** Data for processing follows **

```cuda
struct ExchangeOp : Op {
  std::string mode = "gather";
  int root = 0;
  int64_t small_rows = 1 << 14;
  Json exprs_json;
  std::vector<BatchPtr> parts_in;
  BatchPtr result;
  bool done = false, pulled = false;
  bool* on_root_hint = nullptr;
  bool keep_runs = false;
  std::deque<BatchPtr> run_batches;

  void split_runs(const std::vector<int64_t>& off) {
    JoinOp helper; helper.ctx = ctx;
    const Schema& sch = in_schemas[0];
    for (size_t s = 0; s + 1 < off.size(); ++s) {
      const int64_t k = off[s + 1] - off[s];
      if (k == 0) continue;
      if (k == result->rows) { run_batches.push_back(result); continue; }
      BufPtr idx = dev_alloc(ctx, (size_t)k * 8);
      SG_CUDA(launch_iota_stride(static_cast<int64_t*>(idx->ptr), off[s], 1, k, ctx->stream));
      auto b = std::make_shared<DevBatch>();
      b->rows = k;
      for (size_t c = 0; c < sch.size(); ++c) b->cols.push_back(helper.gather_column(result->cols[c], sch[c], static_cast<const int64_t*>(idx->ptr), k, false));
      SG_CUDA(cudaStreamSynchronize(ctx->stream));
      run_batches.push_back(b);
    }
    if (run_batches.empty()) run_batches.push_back(result);
  }

  void push(int input, const BatchPtr& b) override {
    SG_CHECK(input == 0, SAILGPU_ERR_INVALID, "exchange has one input");
    m.input_rows += (uint64_t)b->rows; m.input_batches++;
    if (b->rows) parts_in.push_back(b);
  }
  void finish(int) override {
    const uint64_t t0 = now_ns();
    const Schema& sch = in_schemas[0];
    BatchPtr all = parts_in.empty() ? empty_batch(ctx, sch) : concat_batches(ctx, sch, parts_in);
    parts_in.clear();
    const int W = ctx->world;
    if (W == 1) { result = all; done = true; if (keep_runs) run_batches.push_back(result); return; }
    std::vector<int64_t> src_off;
    if (mode == "gather" && on_root_hint && *on_root_hint) {
      result = all; done = true; if (keep_runs) run_batches.push_back(result); return;
    }
    std::vector<BatchPtr> parts((size_t)W);
    bool sent = false;
    if (mode == "gather" || mode == "auto") {
      for (int p = 0; p < W; ++p) parts[(size_t)p] = p == root ? all : empty_batch(ctx, sch);
      result = exchange_batches(ctx, sch, parts, keep_runs ? &src_off : nullptr, mode == "auto" ? small_rows : -1);
      sent = result != nullptr;
      if (on_root_hint) *on_root_hint = sent && mode == "auto";
    }
    if (!sent) {
      if (on_root_hint) *on_root_hint = false;
      Json spec; spec.kind = Json::Obj;
      Json opk; opk.kind = Json::Str; opk.s = "repartition";
// ... 153 lines not shown
BatchPtr exchange_batches(Ctx* ctx, const Schema& schema, const std::vector<BatchPtr>& parts, std::vector<int64_t>* source_offsets, int64_t abort_above_rows) {
  const int n = (int)parts.size();
  SG_CHECK(n == ctx->world, SAILGPU_ERR_INVALID, "exchange needs one batch per rank");
  if (n == 1) { if (source_offsets) *source_offsets = {0, parts[0]->rows}; return parts[0]; }
  SG_CHECK(ctx->nccl_comm != nullptr, SAILGPU_ERR_STATE, "sailgpu_ctx_comm_init has not been called");
  const int W = n, me = ctx->rank;
  const size_t ncols = schema.size();
  const size_t rec = 1 + 2 * ncols;
  std::vector<int64_t> mine((size_t)W * rec, 0);
  struct Pending { int p; size_t ci; BufPtr offs, scratch; int64_t nblocks; };
  std::vector<Pending> pend;
  for (int p = 0; p < W; ++p) {
    mine[(size_t)p * rec] = parts[(size_t)p]->rows;
    for (size_t ci = 0; ci < ncols; ++ci) {
      const DevColumn& col = parts[(size_t)p]->cols[ci];
      const int64_t k = col.length;
      mine[(size_t)p * rec + 1 + ncols + ci] = (k > 0 && col.validity) ? 1 : 0;
      if (schema[ci].type.is_string() && k > 0) {
        BufPtr lens = dev_alloc(ctx, (size_t)k * 4), offs = dev_alloc(ctx, (size_t)k * 8), scratch = dev_alloc(ctx, 1026 * 8);
        SG_CUDA(launch_view_lengths(col.data->ptr, k, static_cast<uint32_t*>(lens->ptr), 0, ctx->stream));
        SG_CUDA(launch_exclusive_scan_u32(static_cast<uint32_t*>(lens->ptr), k, static_cast<uint64_t*>(offs->ptr), static_cast<uint64_t*>(scratch->ptr), ctx->stream));
        pend.push_back({p, ci, offs, scratch, std::min<int64_t>(1024, (k + 4095) / 4096)});
      }
    }
  }
  BufPtr dmine = dev_alloc(ctx, mine.size() * 8), dall = dev_alloc(ctx, mine.size() * 8 * (size_t)W);
  SG_CUDA(cudaMemcpyAsync(dmine->ptr, mine.data(), mine.size() * 8, cudaMemcpyHostToDevice, ctx->stream));
  for (auto& q : pend)
    SG_CUDA(cudaMemcpyAsync(static_cast<int64_t*>(dmine->ptr) + (size_t)q.p * rec + 1 + q.ci, static_cast<uint64_t*>(q.scratch->ptr) + q.nblocks, 8,
                            cudaMemcpyDeviceToDevice, ctx->stream));
  NCCL_CALL(g_nccl.AllGather(dmine->ptr, dall->ptr, mine.size(), NCCL_INT64, ctx->nccl_comm, ctx->stream));
  std::vector<int64_t> all(mine.size() * (size_t)W);
  SG_CUDA(cudaMemcpyAsync(all.data(), dall->ptr, all.size() * 8, cudaMemcpyDeviceToHost, ctx->stream));
  SG_CUDA(cudaStreamSynchronize(ctx->stream));
  auto cnt = [&](int src, int dst, size_t field) { return all[((size_t)src * W + dst) * rec + field]; };
  if (abort_above_rows >= 0) {
    int64_t mx = 0;
    for (int s = 0; s < W; ++s) { int64_t r = 0; for (int d = 0; d < W; ++d) r += cnt(s, d, 0); mx = std::max(mx, r); }
    if (mx > abort_above_rows) return nullptr;
  }
  auto vneed = [&](int dst, size_t ci) { for (int s = 0; s < W; ++s) if (cnt(s, dst, 1 + ncols + ci)) return true; return false; };
  struct SendCol { BufPtr data, validity_bytes, heap; int64_t heap_bytes = 0; };
  std::vector<std::vector<SendCol>> sc((size_t)W, std::vector<SendCol>(ncols));
  for (int p = 0; p < W; ++p)
    for (size_t ci = 0; ci < ncols; ++ci) {
      const DevColumn& col = parts[(size_t)p]->cols[ci];
      SendCol& sd = sc[(size_t)p][ci];
      const int64_t k = col.length;
      if (k == 0) continue;
      if (schema[ci].type.id == TypeId::Bool) {
        sd.data = dev_alloc(ctx, (size_t)k);
        SG_CUDA(launch_unpack_bits(static_cast<const uint8_t*>(col.data->ptr), static_cast<uint8_t*>(sd.data->ptr), k, 0, ctx->stream));
      } else if (!schema[ci].type.is_string()) sd.data = col.data;
      if (vneed(p, ci)) {
        sd.validity_bytes = dev_alloc(ctx, (size_t)k);
        if (col.validity) SG_CUDA(launch_unpack_bits(static_cast<const uint8_t*>(col.validity->ptr), static_cast<uint8_t*>(sd.validity_bytes->ptr), k, 0, ctx->stream));
        else SG_CUDA(cudaMemsetAsync(sd.validity_bytes->ptr, 1, (size_t)k, ctx->stream));
      }
    }
  for (auto& q : pend) {
    const DevColumn& col = parts[(size_t)q.p]->cols[q.ci];
    SendCol& sd = sc[(size_t)q.p][q.ci];
    const int64_t k = col.length;
    sd.heap_bytes = cnt(me, q.p, 1 + q.ci);
    sd.heap = dev_alloc(ctx, (size_t)sd.heap_bytes);
    sd.data = dev_alloc(ctx, (size_t)k * 16);
    SG_CUDA(cudaMemcpyAsync(sd.data->ptr, col.data->ptr, (size_t)k * 16, cudaMemcpyDeviceToDevice, ctx->stream));
// ... 183 lines not shown
```
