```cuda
#ifdef FF_PG_TIMING
    long long tprev = clock64();
#endif
    const long long wblocks = (a.B + R - 1) / R, ntiles = wblocks * NS;
    auto tile_rows = [&](long long tix, long long& w0, int& stage) -> int {
        const long long wb = tix / NS;
        w0 = wb * R; stage = (int)(tix - wb * NS);
        return (int)min((long long)R, a.B - w0);
    };
    auto fetch_tile = [&](long long tix, int buf) {
        if (tix >= ntiles) return;
        long long w0; int stage;
        const int nr = tile_rows(tix, w0, stage);
        double* yb = ysk0 + (size_t)buf * R * 2 * D;
        const int D2 = D, Dh = D >> 1;
        int r = tid / D2, e = tid - r * D2;
        const int dr = T / D2, de_ = T - dr * D2;
        for (int g = tid; g < nr * D2; g += T) {
            const long long rr = (w0 + r) * NS + stage;
            const double* src = (e < Dh) ? a.stash_y + rr * D + 2 * e : a.kbar + rr * D + 2 * (e - Dh);
            asm volatile("cp.async.cg.shared.global [%0], [%1], 16;" ::"r"((unsigned)__cvta_generic_to_shared(yb + 2 * g)), "l"(src));
            r += dr; e += de_;
            if (e >= D2) { e -= D2; ++r; }
        }
        asm volatile("cp.async.commit_group;" ::: "memory");
        double* kb = kdl0 + buf * ((R + 1) & ~1);
        const int sb = stage & 3;
        const double wgt = a.h * ((sb == 0 || sb == 3) ? 0.125 : 0.375);
        for (int q = tid; q < nr; q += T) kb[q] = a.gbar_delta[w0 + q] * wgt;
    };
    if (tid < kPgMaxBins) cur[tid] = 0;
    if (tid < 2) ovf_counts[tid] = 0;
    fetch_tile((long long)blockIdx.x, 0);
    int buf = 0;
    for (long long tix = blockIdx.x; tix < ntiles; tix += gridDim.x, buf ^= 1) {
        long long w0_; int stage_;
        const int nr = tile_rows(tix, w0_, stage_);
        const double* ysk = ysk0 + (size_t)buf * R * 2 * D;
        const double* kdl = kdl0 + buf * ((R + 1) & ~1);
        PGT(0);
        asm volatile("cp.async.wait_group 0;" ::: "memory");
        __syncthreads();
        PGT(1);
        int* ovf_count = ovf_counts + buf;
        if (tid == 0) ovf_counts[buf ^ 1] = 0;
        {
            int r = tid / P, p = tid - r * P;
            const int dr = T / P, dp = T - dr * P;
            for (int g = tid; g < nr * P; g += T) {
                const double* y = ysk + (size_t)r * 2 * D;
                const double* k = y + D;
                const double kd = kdl[r];
                double rx, ry, kx, ky, A, Bc, d;
                const bool pr = p < NP;
                if (pr) {
                    const int i = pair_i[p], j = pair_j[p];
                    const double2 yi = *reinterpret_cast<const double2*>(y + 2 * i), yj = *reinterpret_cast<const double2*>(y + 2 * j);
                    const double2 ki = *reinterpret_cast<const double2*>(k + 2 * i), kj = *reinterpret_cast<const double2*>(k + 2 * j);
                    rx = yi.x - yj.x; ry = yi.y - yj.y; kx = ki.x - kj.x; ky = ki.y - kj.y;
                    { const double d2 = fma(rx, rx, ry * ry); d = d2 * rsqrt(d2); }
                    A = fma(kx, rx, ky * ry) - 4.0 * kd; Bc = -2.0 * kd * d;
                } else {
                    const int i = p - NP;
                    const double2 yi = *reinterpret_cast<const double2*>(y + 2 * i), ki = *reinterpret_cast<const double2*>(k + 2 * i);
                    rx = yi.x; ry = yi.y; kx = ki.x; ky = ki.y;
                    { const double d2 = fma(rx, rx, ry * ry); d = d2 * rsqrt(d2); }
                    A = fma(kx, rx, ky * ry) - 2.0 * kd; Bc = -kd * d;
                }
                const double kf = rint(d * (pr ? inv_de : inv_dm));
                const int nb = pr ? nb_e : nb_m;
                rec_A[g] = A; rec_B[g] = Bc;
                bool placed = false;
                if (kf < (double)nb) {
                    const int bin = (int)kf + (pr ? 0 : nb_e);
                    const int pos = atomicAdd(&cur[bin], 1);
                    if (pos < kPgCap) {
                        rec_t[g] = fma(-kf, pr ? de : dm, d);
                        slots[bin * kPgCap + pos] = (unsigned short)g;
                        placed = true;
                    }
                }
                if (!placed) {
                    rec_t[g] = d;
                    ovf[atomicAdd(ovf_count, 1)] = (unsigned short)g;
                }
                r += dr; p += dp;
                if (p >= P) { p -= P; ++r; }
            }
        }
        PGT(2);
        __syncthreads();
        PGT(3);
        fetch_tile(tix + gridDim.x, buf ^ 1);
        PGT(4);
#ifdef FF_PG_TIMING
        {
            unsigned long long c = my_bin < nbins ? (unsigned long long)min(cur[my_bin], kPgCap) : 0;
            for (int o = 16; o > 0; o >>= 1) { unsigned long long v = __shfl_xor_sync(0xffffffffu, c, o); c = v > c ? v : c; }
            if (lane == 0) { atomicAdd(&g_pg_maxbin[3], c); atomicMax(&g_pg_maxbin[0], c); if (warp == 0) atomicAdd(&g_pg_maxbin[2], 1ull); }
            tprev = clock64();
        }
#endif
        if (my_bin < nbins) {
            const unsigned short* sl = slots + my_bin * kPgCap;
            const int p1 = min(cur[my_bin], kPgCap);
            cur[my_bin] = 0;
            int p = 0;
            for (; p + 2 <= p1; p += 2) {
                const int g0 = sl[p], g1 = sl[p + 1];
                const double t0 = rec_t[g0], A0 = rec_A[g0], B0 = rec_B[g0];
                const double t1 = rec_t[g1], A1 = rec_A[g1], B1 = rec_B[g1];
                double pw0 = 1.0, pw1 = 1.0;
#pragma unroll
                for (int m = 0; m < kPgMom; ++m) {
                    MA[m] = fma(A0, pw0, MA[m]); MB[m] = fma(B0, pw0, MB[m]);
                    MA[m] = fma(A1, pw1, MA[m]); MB[m] = fma(B1, pw1, MB[m]);
                    pw0 *= t0; pw1 *= t1;
                }
            }
            if (p < p1) {
                const int g = sl[p];
                const double t = rec_t[g], A = rec_A[g], Bc = rec_B[g];
                double pw = 1.0;
#pragma unroll
                for (int m = 0; m < kPgMom; ++m) { MA[m] = fma(A, pw, MA[m]); MB[m] = fma(Bc, pw, MB[m]); pw *= t; }
            }
        }
        PGT(5);
        const int novf = *ovf_count;
        if (novf > 0 && dir_on) {
            for (int q = dir_slice; q < novf; q += dir_slices) {
                const int g = ovf[q];
                const int p = g % P;
                if ((p < NP) != dir_eta) continue;
                const double d = rec_t[g], A = rec_A[g], Bc = rec_B[g];
                const double s = sigmoid_fast(fma(dw1, d, db1), tabl);
                const double s1 = fma(-s, s, s);
                const double s2 = s1 * fma(-2.0, s, 1.0);
                const double Bw = Bc * dw1;
                const double X = fma(A, s1, Bw * s2);
                s_w2 = fma(A, s, fma(Bw, s1, s_w2));
                s_b1 += X;
                s_w1 = fma(d, X, fma(Bc, s1, s_w1));
            }
        }
    }
    double* mom = a.work + kPgHdr;
    double* direct = mom + (size_t)kPgMaxBins * 2 * kPgMom;
    if (my_bin < nbins) {
#pragma unroll
        for (int m = 0; m < kPgMom; ++m) {
            atomicAdd(mom + (size_t)my_bin * 2 * kPgMom + m, MA[m]);
            atomicAdd(mom + (size_t)my_bin * 2 * kPgMom + kPgMom + m, MB[m]);
        }
    }
    if (dir_on && (s_w2 != 0.0 || s_b1 != 0.0 || s_w1 != 0.0)) {
        atomicAdd(direct + 3 * dir_u, s_w2); atomicAdd(direct + 3 * dir_u + 1, s_b1); atomicAdd(direct + 3 * dir_u + 2, s_w1);
    }
}

__global__ void __launch_bounds__(256) pgrad_binned_finish_kernel(const PGradBinArgs a) {
    __shared__ double tab[kTabDoubles];
    __shared__ double red[3][256];
    const double* hdr = a.work;
    if (hdr[6] == 0.0) return;
    fill_exp_table(tab);
    __syncthreads();
    const double* tabl = tab + (threadIdx.x & 15);
    const int hh = blockIdx.x;
    const bool e = hh < a.H_eta;
    const int hi = e ? hh : hh - a.H_eta;
    const double w1 = (e ? a.eta_w1 : a.mu_w1)[hi], b1 = (e ? a.eta_b1 : a.mu_b1)[hi], w2 = (e ? a.eta_w2 : a.mu_w2)[hi];
    const double delta = hdr[e ? 1 : 4];
    const int nb = (int)hdr[e ? 2 : 5], bin0 = e ? 0 : (int)hdr[2];
    const double* mom = a.work + kPgHdr;
    const double* direct = mom + (size_t)kPgMaxBins * 2 * kPgMom;
    double S2 = 0.0, Sb = 0.0, S1 = 0.0;
    for (int k = threadIdx.x; k < nb; k += blockDim.x) {
        const double dk = k * delta;
        const double s = sigmoid_fast(fma(w1, dk, b1), tabl);
        double c[kPgMom];
        double wp = 1.0;
#pragma unroll
        for (int m = 0; m < kPgMom; ++m) {
            const double* p = c_sigpoly + c_sigpoly_off[m];
            double v = p[m + 1];
#pragma unroll
            for (int q = m; q >= 0; --q) v = fma(v, s, p[q]);
            c[m] = wp * c_inv_fact[m] * v;
            wp *= w1;
        }
        const double* MA = mom + (size_t)(bin0 + k) * 2 * kPgMom;
        const double* MB = MA + kPgMom;
        double gA = 0.0, gB = 0.0;
#pragma unroll
        for (int m = 0; m < kPgMom; ++m) gA = fma(MA[m], c[m], gA);
#pragma unroll
        for (int m = 0; m + 1 < kPgMom; ++m) gB = fma(MB[m], (m + 1) * c[m + 1], gB);
        S2 += gA + gB;
        double Q[kPgMom - 1];
        wp = 1.0;
#pragma unroll
        for (int m = 0; m + 1 < kPgMom; ++m) {
            const double* p = c_sigpoly + c_sigpoly_off[m + 1];
            double v = p[m + 2];
#pragma unroll
            for (int q = m + 1; q >= 0; --q) v = fma(v, s, p[q]);
            Q[m] = wp * c_inv_fact[m] * v;
            wp *= w1;
        }
        double X0 = 0.0, X1 = 0.0, Bq = 0.0;
#pragma unroll
        for (int m = 0; m + 1 < kPgMom; ++m) {
            X0 = fma(MA[m], Q[m], X0);
            X1 = fma(MA[m + 1], Q[m], X1);
            Bq = fma(MB[m], Q[m], Bq);
        }
#pragma unroll
        for (int m = 0; m + 2 < kPgMom; ++m) {
            X0 = fma(MB[m], (m + 1) * Q[m + 1], X0);
            X1 = fma(MB[m + 1], (m + 1) * Q[m + 1], X1);
        }
        Sb += X0;
        S1 += fma(dk, X0, X1) + Bq;
    }
    red[0][threadIdx.x] = S2; red[1][threadIdx.x] = Sb; red[2][threadIdx.x] = S1;
    __syncthreads();
    for (int o = 128; o > 0; o >>= 1) {
        if (threadIdx.x < o) for (int q = 0; q < 3; ++q) red[q][threadIdx.x] += red[q][threadIdx.x + o];
        __syncthreads();
    }
    if (threadIdx.x == 0) {
        const double s2 = red[0][0] + direct[3 * hh], sb = red[1][0] + direct[3 * hh + 1], s1 = red[2][0] + direct[3 * hh + 2];
        double* gw2 = e ? a.ge_w2 : a.gm_w2; double* gb1 = e ? a.ge_b1 : a.gm_b1; double* gw1 = e ? a.ge_w1 : a.gm_w1;
        if (gw2) gw2[hi] += s2;
        if (gb1) gb1[hi] += w2 * sb;
        if (gw1) gw1[hi] += w2 * s1;
    }
}

}
```

Baseline: 647,600.

## Pick Taylor moment order adaptively per histogram bin in binned param-gradient

The setup kernel now chooses a truncation order (7, 8, 10 or 12) for the binned Taylor-moment expansion, based on the largest w1 times bin width. The binned kernel is templated on the order and launched once per candidate order, and each launch exits early unless it matches the chosen one. The bin walk and the finish kernel then only accumulate and read that many moments. This cuts FMA work and register pressure when the weights are small, at the cost of three extra near-empty launches and lower expansion accuracy near the chosen bound.

```diff
diff --git a/fermiflow_b200/csrc/capi.cu b/fermiflow_b200/csrc/capi.cu
--- a/fermiflow_b200/csrc/capi.cu
+++ b/fermiflow_b200/csrc/capi.cu
@@ -26,7 +26,7 @@
 const char* const kOptNames[] = {
     "no_table", "no_w_balance", "no_rt_cache", "flow_warp_fill", "flow_cta", "flow_big", "eloc_generic", "slater_cta",
     "metropolis_kernel", "adjoint_cta", "pgrad_direct", "pgrad_tile", "pgrad_fixed_range", "adjoint_no_prefetch", "finale_cta",
-    "metropolis_no_split"};
+    "metropolis_no_split", "pgrad_order"};
 static_assert(sizeof(kOptNames) / sizeof(kOptNames[0]) == OPT_COUNT, "one name per option");
 std::atomic<int> g_opt[OPT_COUNT];
 std::atomic<long long> g_launches{0};
@@ -156,11 +156,13 @@
 #include "capi_rest.inc"
 #ifdef FF_PG_TIMING
 extern "C" int ff_debug_pg_cycles(unsigned long long* out, int reset) {
+    constexpr int ncyc = ff::kPgWarps * 8;
+    if (!out) return ff::kPgWarps;
     cudaDeviceSynchronize();
-    cudaMemcpyFromSymbol(out, ff::g_pg_cyc, sizeof(unsigned long long) * 160);
-    cudaMemcpyFromSymbol(out + 160, ff::g_pg_maxbin, sizeof(unsigned long long) * 4);
-    if (reset) { unsigned long long z[160] = {}; cudaMemcpyToSymbol(ff::g_pg_cyc, z, sizeof z); cudaMemcpyToSymbol(ff::g_pg_maxbin, z, 32); }
-    return 0;
+    cudaMemcpyFromSymbol(out, ff::g_pg_cyc, sizeof(unsigned long long) * ncyc);
+    cudaMemcpyFromSymbol(out + ncyc, ff::g_pg_maxbin, sizeof(unsigned long long) * 4);
+    if (reset) { unsigned long long z[ncyc] = {}; cudaMemcpyToSymbol(ff::g_pg_cyc, z, sizeof z); cudaMemcpyToSymbol(ff::g_pg_maxbin, z, 32); }
+    return ff::kPgWarps;
 }
 #endif
 
diff --git a/fermiflow_b200/csrc/capi_common.h b/fermiflow_b200/csrc/capi_common.h
--- a/fermiflow_b200/csrc/capi_common.h
+++ b/fermiflow_b200/csrc/capi_common.h
@@ -34,6 +34,7 @@
     OPT_ADJOINT_NO_PREFETCH,
     OPT_FINALE_CTA,
     OPT_METROPOLIS_NO_SPLIT,
+    OPT_PGRAD_ORDER,
     OPT_COUNT
 };
 extern std::atomic<int> g_opt[OPT_COUNT];
diff --git a/fermiflow_b200/csrc/capi_rest.inc b/fermiflow_b200/csrc/capi_rest.inc
--- a/fermiflow_b200/csrc/capi_rest.inc
+++ b/fermiflow_b200/csrc/capi_rest.inc
@@ -279,15 +279,24 @@
             } else {
                 FF_CUDA(cudaMemsetAsync(b.work + ff::pgrad_binned_zeroed_doubles(m->H_eta + m->H_mu), 0, ff::kPgHist * sizeof(int), st));
             }
+            b.min_order = opt(OPT_PGRAD_ORDER);
             ff::pgrad_bins_setup_kernel<<<32, 256, 0, st>>>(b);
             FF_LAUNCHED();
-            FF_CUDA(cudaFuncSetAttribute(ff::pgrad_binned_kernel, cudaFuncAttributeMaxDynamicSharedMemorySize, (int)smem));
-            int bocc = 0;
-            FF_CUDA(cudaOccupancyMaxActiveBlocksPerMultiprocessor(&bocc, ff::pgrad_binned_kernel, ff::kPgMaxBins, smem));
-            const long long ntiles = ((B + R - 1) / R) * NS;
-            const long long grid = std::min<long long>(ntiles, (long long)di.sms * std::max(bocc, 1));
-            ff::pgrad_binned_kernel<<<(unsigned)grid, ff::kPgMaxBins, smem, st>>>(b);
-            FF_LAUNCHED();
+            auto launch_binned = [&](auto kernel) -> int {
+                FF_CUDA(cudaFuncSetAttribute(kernel, cudaFuncAttributeMaxDynamicSharedMemorySize, (int)smem));
+                int bocc = 0;
+                FF_CUDA(cudaOccupancyMaxActiveBlocksPerMultiprocessor(&bocc, kernel, ff::kPgMaxBins, smem));
+                const long long ntiles = ((B + R - 1) / R) * NS;
+                const long long grid = std::min<long long>(ntiles, (long long)di.sms * std::max(bocc, 1));
+                kernel<<<(unsigned)grid, ff::kPgMaxBins, smem, st>>>(b);
+                FF_LAUNCHED();
+                return 0;
+            };
+            static_assert(ff::kPgNumOrders == 4 && ff::kPgOrders[3] == ff::kPgMom, "one launch per order of kPgOrders");
+            if (int e = launch_binned(ff::pgrad_binned_kernel<ff::kPgOrders[0]>)) return e;
+            if (int e = launch_binned(ff::pgrad_binned_kernel<ff::kPgOrders[1]>)) return e;
+            if (int e = launch_binned(ff::pgrad_binned_kernel<ff::kPgOrders[2]>)) return e;
+            if (int e = launch_binned(ff::pgrad_binned_kernel<ff::kPgOrders[3]>)) return e;
             ff::pgrad_binned_finish_kernel<<<m->H_eta + m->H_mu, 256, 0, st>>>(b);
             FF_LAUNCHED();
             binned_hdr = b.work;
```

** End of Data for processing **

Among the lines above, return those that hold the word "cudaFuncSetAttribute".

-            FF_CUDA(cudaFuncSetAttribute(ff::pgrad_binned_kernel, cudaFuncAttributeMaxDynamicSharedMemorySize, (int)smem));
+                FF_CUDA(cudaFuncSetAttribute(kernel, cudaFuncAttributeMaxDynamicSharedMemorySize, (int)smem));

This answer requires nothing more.